Stored data entries
:::

# luisdamiano/sparseRGPs

Hardware: AMD Instinct MI355X
Metric: sparse-GP objective+gradient evals/sec at n=1e6, m=1024, d=8 (higher is better)
Workload: dtype f64; 1 GPU; C3: Titsias VI ELBO + gradient, n=1000000, m=1024, d=8, ard, P=10, knots fixed; n=1000000, m=1024, d=8, kernel=ard, parallelism=single

## Files before the change

include/sgp_diag.h:

```cpp
#ifndef SGP_DIAG_H
#define SGP_DIAG_H

#include <stdint.h>

#ifdef __cplusplus
extern "C" {
#endif

int sgp_diag_gj_pair(int device, int64_t m, const double* A, const double* B, double beta,
                     int per_step, double* invA, double* invS, double* logdet);

int sgp_diag_store_bw(int device, int64_t bytes, int reps, int pattern, double* gbs);

int sgp_diag_syrk_plan(int64_t n, int64_t m, int* plan, int* workgroups, double* t_balanced,
                       double* t_packed);

#ifdef __cplusplus
}
#endif
#endif
```

sparsergps_amd/_lib.py:

```python
from __future__ import annotations

import ctypes as C
import os
import threading

from ._build import LIB, VARIANT_ROOT, HipccMissing, build

_lock = threading.Lock()
_lib = None

c_double_p = C.POINTER(C.c_double)
c_int_p = C.POINTER(C.c_int)

SGP_OK, SGP_EINVAL, SGP_ENOTPD, SGP_EHIP, SGP_ENOMEM = 0, 1, 2, 3, 4
KERNELS = {"sqexp": 0, "ard": 1, "exp": 2}
SGP_FLAG_R_DET = 1
SGP_FLAG_OBJ_ONLY = 2
SGP_PRED_VI, SGP_PRED_LAPLACE, SGP_PRED_FULL, SGP_PRED_LAPLACE_FULL = 0, 1, 2, 3
SGP_EXPO_ROWS = 0.0
FAMILIES = {"poisson": 0, "bernoulli": 1}

PROTOTYPES = {
    "sgp_last_error": (C.c_char_p, []),
    "sgp_abi_version": (C.c_int, []),
# ... 24 lines not shown
                                C.c_double, C.c_uint, c_double_p, c_double_p]),
    "sgp_vi_red1_count": (C.c_int64, [C.c_int64]),
    "sgp_vi_red1_packed_count": (C.c_int64, [C.c_int64]),
    "sgp_ctx_set_packed_reduction": (C.c_int, [C.c_void_p, C.c_int]),
    "sgp_vi_red2_count": (C.c_int64, [C.c_int, C.c_int]),
    "sgp_vi_phase1": (C.c_int, [C.c_void_p, C.c_int, c_double_p, c_double_p, C.c_int64, C.c_int64,
                                C.c_double, C.c_void_p]),
    "sgp_vi_phase2": (C.c_int, [C.c_void_p, C.c_void_p, C.c_int64, C.c_uint, C.c_void_p]),
    "sgp_vi_finish": (C.c_int, [C.c_void_p, C.c_void_p, c_double_p, c_double_p]),
    "sgp_fitc_red1_count": (C.c_int64, [C.c_int64]),
    "sgp_fitc_red2_count": (C.c_int64, [C.c_int, C.c_int, C.c_int64]),
    "sgp_fitc_phase1": (C.c_int, [C.c_void_p, C.c_int, c_double_p, c_double_p, C.c_int64, C.c_int64,
                                  C.c_double, C.c_void_p]),
    "sgp_fitc_phase2": (C.c_int, [C.c_void_p, C.c_void_p, C.c_int64, C.c_uint, C.c_void_p]),
    "sgp_fitc_finish": (C.c_int, [C.c_void_p, C.c_void_p, c_double_p, c_double_p]),
    "sgp_lap_set_f": (C.c_int, [C.c_void_p, c_double_p, C.c_double]),
    "sgp_lap_set_expo": (C.c_int, [C.c_void_p, c_double_p, C.c_double]),
    "sgp_lap_set_family": (C.c_int, [C.c_void_p, C.c_int]),
    "sgp_diag_gj_pair": (C.c_int, [C.c_int, C.c_int64, c_double_p, c_double_p, C.c_double, C.c_int,
                                   c_double_p, c_double_p, c_double_p]),
    "sgp_diag_store_bw": (C.c_int, [C.c_int, C.c_int64, C.c_int, C.c_int, c_double_p]),
    "sgp_diag_syrk_plan": (C.c_int, [C.c_int64, C.c_int64, c_int_p, c_int_p, c_double_p,
                                     c_double_p]),
    "sgp_lap_get_f": (C.c_int, [C.c_void_p, c_double_p]),
    "sgp_lap_get_grad_psi": (C.c_int, [C.c_void_p, c_double_p]),
    "sgp_lap_objective_values": (C.c_int, [C.c_void_p, c_double_p, C.c_int, c_int_p]),
    "sgp_eval_laplace": (C.c_int, [C.c_void_p, C.c_int, c_double_p, c_double_p, C.c_int64,
                                   C.c_int64, C.c_double, C.c_double, C.c_double, C.c_int,
                                   c_double_p, c_double_p, c_int_p]),
    "sgp_lap_red_count": (C.c_int64, [C.c_int, C.c_int, C.c_int64]),
    "sgp_lap_begin": (C.c_int, [C.c_void_p, C.c_int, c_double_p, c_double_p, C.c_int64, C.c_int64,
                                C.c_double, C.c_double, C.c_double, C.c_int, C.c_uint,
                                C.c_void_p, C.POINTER(C.c_int64)]),
    "sgp_lap_step": (C.c_int, [C.c_void_p, C.c_void_p, C.c_void_p, C.POINTER(C.c_int64), c_int_p,
                               c_double_p, c_double_p, c_int_p]),
    "sgp_lap_nr": (C.c_int, [C.c_void_p, C.c_int, c_double_p, c_double_p, C.c_int64, C.c_int64,
                             C.c_double, C.c_double, C.c_double, C.c_int, c_double_p, c_int_p]),
    "sgp_eval_full": (C.c_int, [C.c_void_p, C.c_int, c_double_p, C.c_double, C.c_uint,
                                c_double_p, c_double_p]),
    "sgp_eval_full_laplace": (C.c_int, [C.c_void_p, C.c_int, c_double_p, C.c_double, C.c_double,
                                        C.c_double, C.c_int, C.c_uint, c_double_p, c_double_p,
                                        c_int_p]),
    "sgp_full_laplace_state": (C.c_int, [C.c_void_p, c_double_p, c_double_p]),
    "sgp_posterior_u": (C.c_int, [C.c_void_p, c_double_p, c_double_p, c_double_p]),
    "sgp_predict": (C.c_int, [C.c_int, C.c_int, c_double_p, C.c_double, C.c_int, C.c_int, c_double_p,
                              C.c_int64, C.c_int64, c_double_p, c_double_p, c_double_p, C.c_int64,
# ... 90 lines not shown
```

sparsergps_amd/csrc/capi.hip:

```cpp
#include <math.h>

#include <cmath>
#include <stdarg.h>
#include <stdio.h>
#include <stdlib.h>
#include <string.h>
#include <time.h>

#include <algorithm>
#include <string>
#include <vector>

#include "../../include/sgp.h"
#include "../../include/sgp_diag.h"
#include "sgp_internal.h"

#ifdef SGP_HOST_PROBE
extern "C" __attribute__((visibility("default"))) double sgp_probe_t[4] = {0.0, 0.0, 0.0, 0.0};
#endif
#include "sgp_probe.h"
#include "sgp_multi.h"

namespace {

// ... 170 lines not shown
  double* r = nullptr;
  double* K = nullptr;
  double* alpha = nullptr;
  double* zinv = nullptr;
  double* omega = nullptr;
  double* pvec = nullptr;
  double* rowq = nullptr;
  double* red2f = nullptr;
  double* U = nullptr;
  double *K22 = nullptr, *K22inv = nullptr, *Bm = nullptr, *Binv = nullptr, *Pm = nullptr;
  double *Xt = nullptr, *T1 = nullptr, *M3 = nullptr;
  double *Xt22 = nullptr, *T22 = nullptr;
  unsigned* gjs = nullptr;
  double *dinv = nullptr, *dinv22 = nullptr, *logd22 = nullptr, *logdB = nullptr;
  double *uvec = nullptr, *cdiag = nullptr;
  int* status = nullptr;
  double *red1 = nullptr, *red2 = nullptr;
  double *slab_syrk = nullptr, *slab_con = nullptr, *slab_small = nullptr, *sc = nullptr;
  double* sk_ws = nullptr;
  unsigned* sk_flags = nullptr;
  unsigned sk_epoch = 0;
  int sk_slots = 0;
  double* tslab = nullptr;
  double *tq = nullptr, *tp = nullptr;
  int tstore_state = 0;
  int64_t slab_syrk_cap = 0, slab_con_cap = 0, slab_small_cap = 0;
  KernParams kp;
  int64_t m = 0, mp = 0, n_global = 0;
  double delta = 0.0;
  unsigned flags = 0;
  bool knot_on = false;
  double *knot_slab = nullptr, *knot_part = nullptr, *knot_kmm = nullptr;
  std::vector<double> knot_raw;
  std::vector<double> hU;
  double* pin = nullptr;
  hipEvent_t ev_pin = nullptr;
  bool knots_valid = false;
  int64_t knots_mp = 0;
  uint64_t* khash = nullptr;
  int* kidx = nullptr;
  uint8_t* cflag = nullptr;
  int64_t knots_gen = 0;
  int64_t cflag_gen = -1;
  std::vector<double> xmin, xmax;
  int phase = 0;
  int last_mode = 0;
// ... 193 lines not shown
    } else {
      (void)hipGetLastError();
      if (c->tq) (void)hipFree(c->tq);
      if (c->tp) (void)hipFree(c->tp);
      c->tq = c->tp = nullptr;
      c->tstore_state = -1;
    }
  }
  return c->tstore_state == 1;
}

static bool fuse_tt(sgp_ctx* c) { return c->kp.d <= 8 && tstore_ready(c); }
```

:::

WHAT THE TASK ASKS:
Work out how many lines of the records contain the word "unsigned", and give only that number.

ANSWER TO THE EXERCISE:
4